=== Data excerpts ===
★ ★ ★

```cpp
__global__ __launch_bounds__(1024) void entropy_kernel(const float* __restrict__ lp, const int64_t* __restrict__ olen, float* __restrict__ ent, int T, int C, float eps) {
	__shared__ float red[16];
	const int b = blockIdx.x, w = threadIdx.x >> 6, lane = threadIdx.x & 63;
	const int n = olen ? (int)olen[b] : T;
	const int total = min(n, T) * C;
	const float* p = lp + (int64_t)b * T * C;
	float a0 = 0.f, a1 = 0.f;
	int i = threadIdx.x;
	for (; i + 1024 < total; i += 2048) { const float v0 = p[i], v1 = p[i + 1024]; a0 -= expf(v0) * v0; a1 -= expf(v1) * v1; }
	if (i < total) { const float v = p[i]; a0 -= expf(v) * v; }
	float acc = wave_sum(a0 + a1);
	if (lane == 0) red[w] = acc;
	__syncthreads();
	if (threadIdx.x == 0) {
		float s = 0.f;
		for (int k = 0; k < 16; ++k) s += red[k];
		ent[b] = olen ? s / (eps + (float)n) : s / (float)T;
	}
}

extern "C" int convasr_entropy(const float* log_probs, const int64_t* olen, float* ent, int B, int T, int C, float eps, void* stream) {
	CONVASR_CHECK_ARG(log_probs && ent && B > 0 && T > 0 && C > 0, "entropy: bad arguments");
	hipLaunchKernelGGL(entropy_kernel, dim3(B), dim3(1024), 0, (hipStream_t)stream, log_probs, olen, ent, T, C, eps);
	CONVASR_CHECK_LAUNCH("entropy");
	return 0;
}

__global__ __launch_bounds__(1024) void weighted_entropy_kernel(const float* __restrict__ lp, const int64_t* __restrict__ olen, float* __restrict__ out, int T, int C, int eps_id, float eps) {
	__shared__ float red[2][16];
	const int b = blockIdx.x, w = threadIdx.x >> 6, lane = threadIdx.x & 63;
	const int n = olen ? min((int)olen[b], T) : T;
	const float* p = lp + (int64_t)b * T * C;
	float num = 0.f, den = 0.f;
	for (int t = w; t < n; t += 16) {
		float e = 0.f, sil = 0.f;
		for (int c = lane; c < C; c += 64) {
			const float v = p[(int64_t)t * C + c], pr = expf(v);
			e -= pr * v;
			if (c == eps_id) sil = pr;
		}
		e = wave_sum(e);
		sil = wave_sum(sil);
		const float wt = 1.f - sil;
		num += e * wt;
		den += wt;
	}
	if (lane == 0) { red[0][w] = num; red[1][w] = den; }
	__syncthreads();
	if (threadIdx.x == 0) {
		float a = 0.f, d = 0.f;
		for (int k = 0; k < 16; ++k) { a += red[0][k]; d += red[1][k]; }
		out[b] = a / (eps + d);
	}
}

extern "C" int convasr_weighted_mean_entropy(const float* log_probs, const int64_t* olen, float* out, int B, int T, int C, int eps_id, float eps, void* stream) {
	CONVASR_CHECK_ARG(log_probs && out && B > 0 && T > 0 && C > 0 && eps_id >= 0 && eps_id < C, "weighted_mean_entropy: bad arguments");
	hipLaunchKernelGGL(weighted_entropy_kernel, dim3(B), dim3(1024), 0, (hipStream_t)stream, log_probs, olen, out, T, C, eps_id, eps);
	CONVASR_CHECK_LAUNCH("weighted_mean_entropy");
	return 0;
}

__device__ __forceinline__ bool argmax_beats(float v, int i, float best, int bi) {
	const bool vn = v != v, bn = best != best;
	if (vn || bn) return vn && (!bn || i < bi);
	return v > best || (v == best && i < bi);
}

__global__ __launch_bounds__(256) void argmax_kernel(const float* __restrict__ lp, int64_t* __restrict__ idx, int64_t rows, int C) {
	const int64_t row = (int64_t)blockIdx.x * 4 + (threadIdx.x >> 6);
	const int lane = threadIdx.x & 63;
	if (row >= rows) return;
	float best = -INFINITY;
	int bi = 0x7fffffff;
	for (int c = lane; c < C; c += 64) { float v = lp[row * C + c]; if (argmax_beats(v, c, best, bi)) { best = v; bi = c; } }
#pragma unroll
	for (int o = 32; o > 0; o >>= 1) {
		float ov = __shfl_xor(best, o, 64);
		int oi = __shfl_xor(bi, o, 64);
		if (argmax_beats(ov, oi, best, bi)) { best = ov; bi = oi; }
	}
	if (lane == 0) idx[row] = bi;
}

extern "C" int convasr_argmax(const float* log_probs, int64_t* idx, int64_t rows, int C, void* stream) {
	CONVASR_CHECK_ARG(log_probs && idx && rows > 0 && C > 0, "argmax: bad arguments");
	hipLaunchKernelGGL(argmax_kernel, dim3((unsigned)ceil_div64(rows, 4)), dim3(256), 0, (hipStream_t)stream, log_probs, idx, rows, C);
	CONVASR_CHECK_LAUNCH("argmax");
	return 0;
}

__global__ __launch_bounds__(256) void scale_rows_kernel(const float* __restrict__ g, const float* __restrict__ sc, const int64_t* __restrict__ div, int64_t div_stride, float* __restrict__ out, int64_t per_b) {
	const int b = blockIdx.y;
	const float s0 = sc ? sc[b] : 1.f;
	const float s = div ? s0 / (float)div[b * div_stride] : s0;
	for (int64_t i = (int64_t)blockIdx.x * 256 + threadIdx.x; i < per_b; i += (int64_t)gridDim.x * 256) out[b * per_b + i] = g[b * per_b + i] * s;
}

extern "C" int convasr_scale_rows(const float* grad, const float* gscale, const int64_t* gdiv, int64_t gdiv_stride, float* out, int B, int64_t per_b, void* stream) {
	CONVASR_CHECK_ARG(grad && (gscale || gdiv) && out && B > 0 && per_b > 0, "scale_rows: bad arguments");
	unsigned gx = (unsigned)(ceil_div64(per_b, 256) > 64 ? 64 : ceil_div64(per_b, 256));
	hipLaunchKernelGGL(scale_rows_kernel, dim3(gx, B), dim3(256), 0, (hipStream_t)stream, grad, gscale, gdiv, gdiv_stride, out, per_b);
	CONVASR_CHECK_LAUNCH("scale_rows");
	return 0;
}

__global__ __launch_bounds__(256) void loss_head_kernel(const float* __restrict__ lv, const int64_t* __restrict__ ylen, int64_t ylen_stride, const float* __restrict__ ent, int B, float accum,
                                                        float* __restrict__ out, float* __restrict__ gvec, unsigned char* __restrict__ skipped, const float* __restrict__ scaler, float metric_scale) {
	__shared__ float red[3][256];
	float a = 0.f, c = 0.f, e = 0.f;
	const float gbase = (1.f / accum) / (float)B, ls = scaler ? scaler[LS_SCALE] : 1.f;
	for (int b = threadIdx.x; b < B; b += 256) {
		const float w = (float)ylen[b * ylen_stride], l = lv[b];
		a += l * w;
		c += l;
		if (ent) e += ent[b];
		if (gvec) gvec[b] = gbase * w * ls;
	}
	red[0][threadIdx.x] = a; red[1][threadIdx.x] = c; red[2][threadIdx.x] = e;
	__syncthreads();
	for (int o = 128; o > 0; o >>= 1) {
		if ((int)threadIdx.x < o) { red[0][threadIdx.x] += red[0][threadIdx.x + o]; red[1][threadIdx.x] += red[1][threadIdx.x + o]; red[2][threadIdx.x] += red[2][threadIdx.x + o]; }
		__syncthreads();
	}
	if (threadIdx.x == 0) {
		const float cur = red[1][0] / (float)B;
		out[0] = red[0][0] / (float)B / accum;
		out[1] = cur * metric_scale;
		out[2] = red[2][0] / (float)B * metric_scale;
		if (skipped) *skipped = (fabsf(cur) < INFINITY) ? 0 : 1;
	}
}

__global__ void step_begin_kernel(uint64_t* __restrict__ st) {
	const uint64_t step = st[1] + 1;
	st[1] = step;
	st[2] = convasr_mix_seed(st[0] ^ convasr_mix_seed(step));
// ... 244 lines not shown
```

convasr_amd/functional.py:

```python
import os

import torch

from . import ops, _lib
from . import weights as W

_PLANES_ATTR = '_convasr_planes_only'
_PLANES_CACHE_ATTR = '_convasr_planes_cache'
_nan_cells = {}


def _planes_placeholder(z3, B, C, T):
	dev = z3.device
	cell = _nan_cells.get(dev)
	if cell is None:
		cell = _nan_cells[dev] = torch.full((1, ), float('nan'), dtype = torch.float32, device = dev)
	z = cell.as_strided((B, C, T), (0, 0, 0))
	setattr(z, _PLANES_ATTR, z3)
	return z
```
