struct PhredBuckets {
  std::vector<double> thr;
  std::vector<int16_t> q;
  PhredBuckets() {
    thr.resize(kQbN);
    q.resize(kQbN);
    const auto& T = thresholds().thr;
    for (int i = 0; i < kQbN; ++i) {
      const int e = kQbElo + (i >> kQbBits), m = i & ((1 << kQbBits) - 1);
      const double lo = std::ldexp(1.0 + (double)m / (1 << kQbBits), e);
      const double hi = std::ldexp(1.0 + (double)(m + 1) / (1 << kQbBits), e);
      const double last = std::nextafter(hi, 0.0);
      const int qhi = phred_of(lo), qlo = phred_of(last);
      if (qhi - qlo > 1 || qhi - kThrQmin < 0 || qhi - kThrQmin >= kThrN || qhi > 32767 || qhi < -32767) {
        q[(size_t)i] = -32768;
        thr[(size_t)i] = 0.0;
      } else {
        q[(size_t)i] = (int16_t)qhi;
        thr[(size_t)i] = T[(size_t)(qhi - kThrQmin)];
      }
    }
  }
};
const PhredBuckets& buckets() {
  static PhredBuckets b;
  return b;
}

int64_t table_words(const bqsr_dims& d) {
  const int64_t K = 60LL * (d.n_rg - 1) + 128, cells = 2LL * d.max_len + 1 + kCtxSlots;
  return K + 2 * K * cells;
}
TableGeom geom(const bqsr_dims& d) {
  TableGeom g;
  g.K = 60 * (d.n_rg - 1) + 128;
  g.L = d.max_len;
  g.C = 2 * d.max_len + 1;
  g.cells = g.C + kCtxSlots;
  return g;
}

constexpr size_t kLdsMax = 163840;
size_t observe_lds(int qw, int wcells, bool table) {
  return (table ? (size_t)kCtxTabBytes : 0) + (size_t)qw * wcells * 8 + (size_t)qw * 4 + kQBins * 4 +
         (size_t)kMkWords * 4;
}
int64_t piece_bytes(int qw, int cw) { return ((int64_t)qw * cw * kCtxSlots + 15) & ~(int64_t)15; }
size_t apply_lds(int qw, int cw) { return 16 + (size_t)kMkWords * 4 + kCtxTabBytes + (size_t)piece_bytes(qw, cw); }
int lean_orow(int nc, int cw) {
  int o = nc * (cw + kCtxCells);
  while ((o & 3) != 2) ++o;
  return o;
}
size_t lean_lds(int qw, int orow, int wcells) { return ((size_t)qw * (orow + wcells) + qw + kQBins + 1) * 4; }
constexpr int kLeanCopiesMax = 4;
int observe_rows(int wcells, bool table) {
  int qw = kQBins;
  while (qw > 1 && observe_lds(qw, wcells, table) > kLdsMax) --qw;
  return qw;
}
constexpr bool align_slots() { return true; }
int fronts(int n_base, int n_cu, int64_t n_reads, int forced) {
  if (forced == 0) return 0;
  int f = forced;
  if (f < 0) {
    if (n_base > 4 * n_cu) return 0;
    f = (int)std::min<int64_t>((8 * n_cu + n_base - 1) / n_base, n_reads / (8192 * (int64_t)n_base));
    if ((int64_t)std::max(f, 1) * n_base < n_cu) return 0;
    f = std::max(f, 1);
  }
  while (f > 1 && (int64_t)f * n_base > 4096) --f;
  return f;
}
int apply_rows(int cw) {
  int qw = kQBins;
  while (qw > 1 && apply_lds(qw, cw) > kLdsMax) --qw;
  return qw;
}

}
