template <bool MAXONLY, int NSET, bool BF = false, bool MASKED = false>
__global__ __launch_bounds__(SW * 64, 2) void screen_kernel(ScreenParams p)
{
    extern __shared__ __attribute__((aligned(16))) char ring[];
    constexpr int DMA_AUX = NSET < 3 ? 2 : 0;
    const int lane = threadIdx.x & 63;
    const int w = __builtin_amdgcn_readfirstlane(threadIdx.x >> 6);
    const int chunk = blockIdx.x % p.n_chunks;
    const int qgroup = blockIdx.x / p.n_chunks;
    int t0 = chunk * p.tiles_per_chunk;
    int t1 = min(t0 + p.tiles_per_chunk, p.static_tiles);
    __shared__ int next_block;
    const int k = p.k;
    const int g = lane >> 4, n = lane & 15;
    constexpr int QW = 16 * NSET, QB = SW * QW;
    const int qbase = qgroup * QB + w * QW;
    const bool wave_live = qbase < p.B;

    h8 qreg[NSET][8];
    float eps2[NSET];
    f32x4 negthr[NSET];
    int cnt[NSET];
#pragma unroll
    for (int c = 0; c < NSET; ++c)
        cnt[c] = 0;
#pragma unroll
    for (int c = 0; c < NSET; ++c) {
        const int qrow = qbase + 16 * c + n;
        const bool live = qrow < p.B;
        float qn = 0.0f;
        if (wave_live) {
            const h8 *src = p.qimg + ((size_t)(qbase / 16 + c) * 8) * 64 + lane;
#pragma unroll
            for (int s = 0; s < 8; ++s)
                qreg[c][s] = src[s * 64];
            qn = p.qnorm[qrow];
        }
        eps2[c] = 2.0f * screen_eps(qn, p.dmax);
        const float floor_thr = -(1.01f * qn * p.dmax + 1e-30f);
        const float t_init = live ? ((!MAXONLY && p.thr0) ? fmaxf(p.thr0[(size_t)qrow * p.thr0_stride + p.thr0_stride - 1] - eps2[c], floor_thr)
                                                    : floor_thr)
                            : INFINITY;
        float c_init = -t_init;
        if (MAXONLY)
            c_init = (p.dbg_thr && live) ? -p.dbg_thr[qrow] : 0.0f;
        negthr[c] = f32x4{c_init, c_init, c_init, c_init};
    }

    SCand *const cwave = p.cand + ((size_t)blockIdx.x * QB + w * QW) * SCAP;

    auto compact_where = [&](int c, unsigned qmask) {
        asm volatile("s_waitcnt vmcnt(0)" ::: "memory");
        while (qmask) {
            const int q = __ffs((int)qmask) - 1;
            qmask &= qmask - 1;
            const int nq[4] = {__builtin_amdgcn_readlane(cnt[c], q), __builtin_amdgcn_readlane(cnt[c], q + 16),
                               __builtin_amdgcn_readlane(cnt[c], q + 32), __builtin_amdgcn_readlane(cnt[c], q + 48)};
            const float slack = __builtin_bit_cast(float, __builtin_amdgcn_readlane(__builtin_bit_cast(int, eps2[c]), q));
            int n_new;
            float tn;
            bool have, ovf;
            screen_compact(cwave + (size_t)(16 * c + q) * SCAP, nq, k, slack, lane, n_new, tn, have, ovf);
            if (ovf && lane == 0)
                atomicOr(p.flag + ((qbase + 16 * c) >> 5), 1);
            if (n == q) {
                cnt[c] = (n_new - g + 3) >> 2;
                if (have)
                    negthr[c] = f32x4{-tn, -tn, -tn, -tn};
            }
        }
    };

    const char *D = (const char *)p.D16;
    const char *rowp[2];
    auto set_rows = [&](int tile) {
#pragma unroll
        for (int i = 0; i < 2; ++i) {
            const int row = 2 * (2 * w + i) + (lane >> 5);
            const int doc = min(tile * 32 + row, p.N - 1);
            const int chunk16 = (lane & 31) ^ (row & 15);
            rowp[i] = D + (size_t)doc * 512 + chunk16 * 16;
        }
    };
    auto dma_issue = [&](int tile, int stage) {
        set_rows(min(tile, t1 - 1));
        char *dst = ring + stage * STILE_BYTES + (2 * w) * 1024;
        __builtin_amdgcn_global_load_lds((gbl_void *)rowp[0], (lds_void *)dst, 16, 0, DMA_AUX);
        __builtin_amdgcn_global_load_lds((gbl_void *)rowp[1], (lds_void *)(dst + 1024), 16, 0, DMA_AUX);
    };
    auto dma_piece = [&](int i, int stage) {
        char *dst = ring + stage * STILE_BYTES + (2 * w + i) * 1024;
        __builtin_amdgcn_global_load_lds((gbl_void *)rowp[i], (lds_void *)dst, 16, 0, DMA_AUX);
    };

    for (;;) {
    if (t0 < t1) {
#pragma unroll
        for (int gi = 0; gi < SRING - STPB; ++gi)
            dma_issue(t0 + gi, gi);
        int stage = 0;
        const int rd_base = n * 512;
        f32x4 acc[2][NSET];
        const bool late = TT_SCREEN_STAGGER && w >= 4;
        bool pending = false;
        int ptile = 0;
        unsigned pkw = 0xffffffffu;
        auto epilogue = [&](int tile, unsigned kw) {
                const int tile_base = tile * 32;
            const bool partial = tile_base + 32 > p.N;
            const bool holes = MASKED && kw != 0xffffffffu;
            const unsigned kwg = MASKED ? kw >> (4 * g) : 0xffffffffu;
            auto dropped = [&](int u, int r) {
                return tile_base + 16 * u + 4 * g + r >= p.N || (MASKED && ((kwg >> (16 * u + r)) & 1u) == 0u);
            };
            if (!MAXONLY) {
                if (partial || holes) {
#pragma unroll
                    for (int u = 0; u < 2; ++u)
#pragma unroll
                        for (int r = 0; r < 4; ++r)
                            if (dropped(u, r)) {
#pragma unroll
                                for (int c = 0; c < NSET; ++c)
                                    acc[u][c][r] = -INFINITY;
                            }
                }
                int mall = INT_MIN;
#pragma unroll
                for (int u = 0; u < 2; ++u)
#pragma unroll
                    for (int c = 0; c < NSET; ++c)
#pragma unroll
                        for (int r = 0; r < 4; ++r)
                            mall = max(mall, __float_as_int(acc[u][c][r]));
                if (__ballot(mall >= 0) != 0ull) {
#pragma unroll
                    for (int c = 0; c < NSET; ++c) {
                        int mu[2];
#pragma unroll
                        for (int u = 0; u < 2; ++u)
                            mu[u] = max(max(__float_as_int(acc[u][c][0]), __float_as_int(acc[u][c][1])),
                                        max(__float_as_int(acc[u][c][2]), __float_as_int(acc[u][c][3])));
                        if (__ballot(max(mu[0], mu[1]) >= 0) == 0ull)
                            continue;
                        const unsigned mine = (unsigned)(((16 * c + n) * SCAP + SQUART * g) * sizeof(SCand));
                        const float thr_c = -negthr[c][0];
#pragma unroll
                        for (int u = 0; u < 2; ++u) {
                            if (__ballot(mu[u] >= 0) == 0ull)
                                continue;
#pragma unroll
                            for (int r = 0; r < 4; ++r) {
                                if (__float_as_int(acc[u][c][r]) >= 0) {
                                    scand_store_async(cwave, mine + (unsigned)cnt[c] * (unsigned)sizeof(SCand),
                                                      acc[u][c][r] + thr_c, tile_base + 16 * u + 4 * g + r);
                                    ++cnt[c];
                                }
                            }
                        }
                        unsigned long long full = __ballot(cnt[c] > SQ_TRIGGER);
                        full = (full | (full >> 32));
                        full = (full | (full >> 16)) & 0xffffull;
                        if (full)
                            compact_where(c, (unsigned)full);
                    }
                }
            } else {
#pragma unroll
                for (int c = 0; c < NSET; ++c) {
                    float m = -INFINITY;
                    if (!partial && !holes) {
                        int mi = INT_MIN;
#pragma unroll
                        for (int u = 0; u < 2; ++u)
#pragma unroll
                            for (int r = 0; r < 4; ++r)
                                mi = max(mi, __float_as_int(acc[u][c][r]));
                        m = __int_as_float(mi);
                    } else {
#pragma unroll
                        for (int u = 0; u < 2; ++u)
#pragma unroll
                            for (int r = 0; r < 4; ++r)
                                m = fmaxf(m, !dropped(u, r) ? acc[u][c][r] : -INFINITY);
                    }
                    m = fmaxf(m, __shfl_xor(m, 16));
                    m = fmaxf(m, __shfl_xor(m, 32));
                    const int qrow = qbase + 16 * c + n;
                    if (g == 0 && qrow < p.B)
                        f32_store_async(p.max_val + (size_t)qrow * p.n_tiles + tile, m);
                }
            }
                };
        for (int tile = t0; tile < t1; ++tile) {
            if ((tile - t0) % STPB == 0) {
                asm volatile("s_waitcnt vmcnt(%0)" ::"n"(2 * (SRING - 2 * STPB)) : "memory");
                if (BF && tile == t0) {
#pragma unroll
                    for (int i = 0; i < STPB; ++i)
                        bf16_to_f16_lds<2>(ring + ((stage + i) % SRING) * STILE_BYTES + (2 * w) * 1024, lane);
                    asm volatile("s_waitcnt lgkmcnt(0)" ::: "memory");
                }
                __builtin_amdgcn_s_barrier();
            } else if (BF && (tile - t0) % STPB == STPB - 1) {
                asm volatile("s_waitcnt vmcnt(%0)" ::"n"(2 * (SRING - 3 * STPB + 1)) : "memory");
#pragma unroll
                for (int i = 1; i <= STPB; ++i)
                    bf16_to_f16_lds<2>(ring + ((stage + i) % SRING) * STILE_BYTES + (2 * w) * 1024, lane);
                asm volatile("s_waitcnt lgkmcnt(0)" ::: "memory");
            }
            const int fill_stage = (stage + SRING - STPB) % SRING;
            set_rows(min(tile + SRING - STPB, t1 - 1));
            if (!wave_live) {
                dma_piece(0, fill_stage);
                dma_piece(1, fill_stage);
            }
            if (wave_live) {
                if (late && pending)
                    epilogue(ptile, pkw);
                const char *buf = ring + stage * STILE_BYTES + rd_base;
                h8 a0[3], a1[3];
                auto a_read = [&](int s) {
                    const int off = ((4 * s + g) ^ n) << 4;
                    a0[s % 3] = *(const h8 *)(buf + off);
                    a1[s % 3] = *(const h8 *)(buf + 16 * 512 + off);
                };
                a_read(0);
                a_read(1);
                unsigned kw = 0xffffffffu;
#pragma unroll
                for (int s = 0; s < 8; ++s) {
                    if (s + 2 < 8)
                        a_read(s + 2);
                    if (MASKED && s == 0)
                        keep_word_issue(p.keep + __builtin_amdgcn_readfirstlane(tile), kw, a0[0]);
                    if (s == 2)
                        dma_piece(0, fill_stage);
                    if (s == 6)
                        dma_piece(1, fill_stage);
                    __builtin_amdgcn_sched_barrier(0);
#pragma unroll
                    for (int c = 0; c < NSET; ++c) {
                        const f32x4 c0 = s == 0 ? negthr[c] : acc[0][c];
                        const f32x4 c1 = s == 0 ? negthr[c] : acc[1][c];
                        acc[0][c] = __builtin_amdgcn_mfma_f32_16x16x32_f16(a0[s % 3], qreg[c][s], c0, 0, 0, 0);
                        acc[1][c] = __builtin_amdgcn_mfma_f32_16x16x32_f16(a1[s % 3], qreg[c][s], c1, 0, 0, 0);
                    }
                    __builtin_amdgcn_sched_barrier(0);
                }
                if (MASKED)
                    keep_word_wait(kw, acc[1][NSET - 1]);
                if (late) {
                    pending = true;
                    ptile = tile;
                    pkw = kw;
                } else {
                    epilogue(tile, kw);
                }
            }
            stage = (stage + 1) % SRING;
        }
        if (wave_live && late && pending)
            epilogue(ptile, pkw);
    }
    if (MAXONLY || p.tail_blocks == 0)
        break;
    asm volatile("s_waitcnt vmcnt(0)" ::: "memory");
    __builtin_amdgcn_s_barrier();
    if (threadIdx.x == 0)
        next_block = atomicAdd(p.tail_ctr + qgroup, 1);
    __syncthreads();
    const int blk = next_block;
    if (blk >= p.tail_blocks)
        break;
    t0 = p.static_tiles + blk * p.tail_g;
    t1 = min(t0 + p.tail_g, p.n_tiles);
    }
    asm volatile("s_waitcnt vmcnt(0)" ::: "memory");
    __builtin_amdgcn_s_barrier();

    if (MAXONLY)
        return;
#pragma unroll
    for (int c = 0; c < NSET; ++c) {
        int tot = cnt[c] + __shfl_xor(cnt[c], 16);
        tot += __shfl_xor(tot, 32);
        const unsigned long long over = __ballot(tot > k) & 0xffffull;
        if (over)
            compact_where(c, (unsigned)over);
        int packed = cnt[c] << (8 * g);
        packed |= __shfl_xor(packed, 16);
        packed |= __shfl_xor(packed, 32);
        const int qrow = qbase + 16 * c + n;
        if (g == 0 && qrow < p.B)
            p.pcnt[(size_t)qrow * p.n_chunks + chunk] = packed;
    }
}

★ ★ ★

=== Aim of the exercise ===
Nothing but the lines above from the one containing "m = fmaxf(m, !dropped(u, r)" through the one containing "f32_store_async(p.max_val + (size_t)qrow" should appear in the answer, each repeated exactly.

=== Answer for this exercise ===
                                m = fmaxf(m, !dropped(u, r) ? acc[u][c][r] : -INFINITY);
                    }
                    m = fmaxf(m, __shfl_xor(m, 16));
                    m = fmaxf(m, __shfl_xor(m, 32));
                    const int qrow = qbase + 16 * c + n;
                    if (g == 0 && qrow < p.B)
                        f32_store_async(p.max_val + (size_t)qrow * p.n_tiles + tile, m);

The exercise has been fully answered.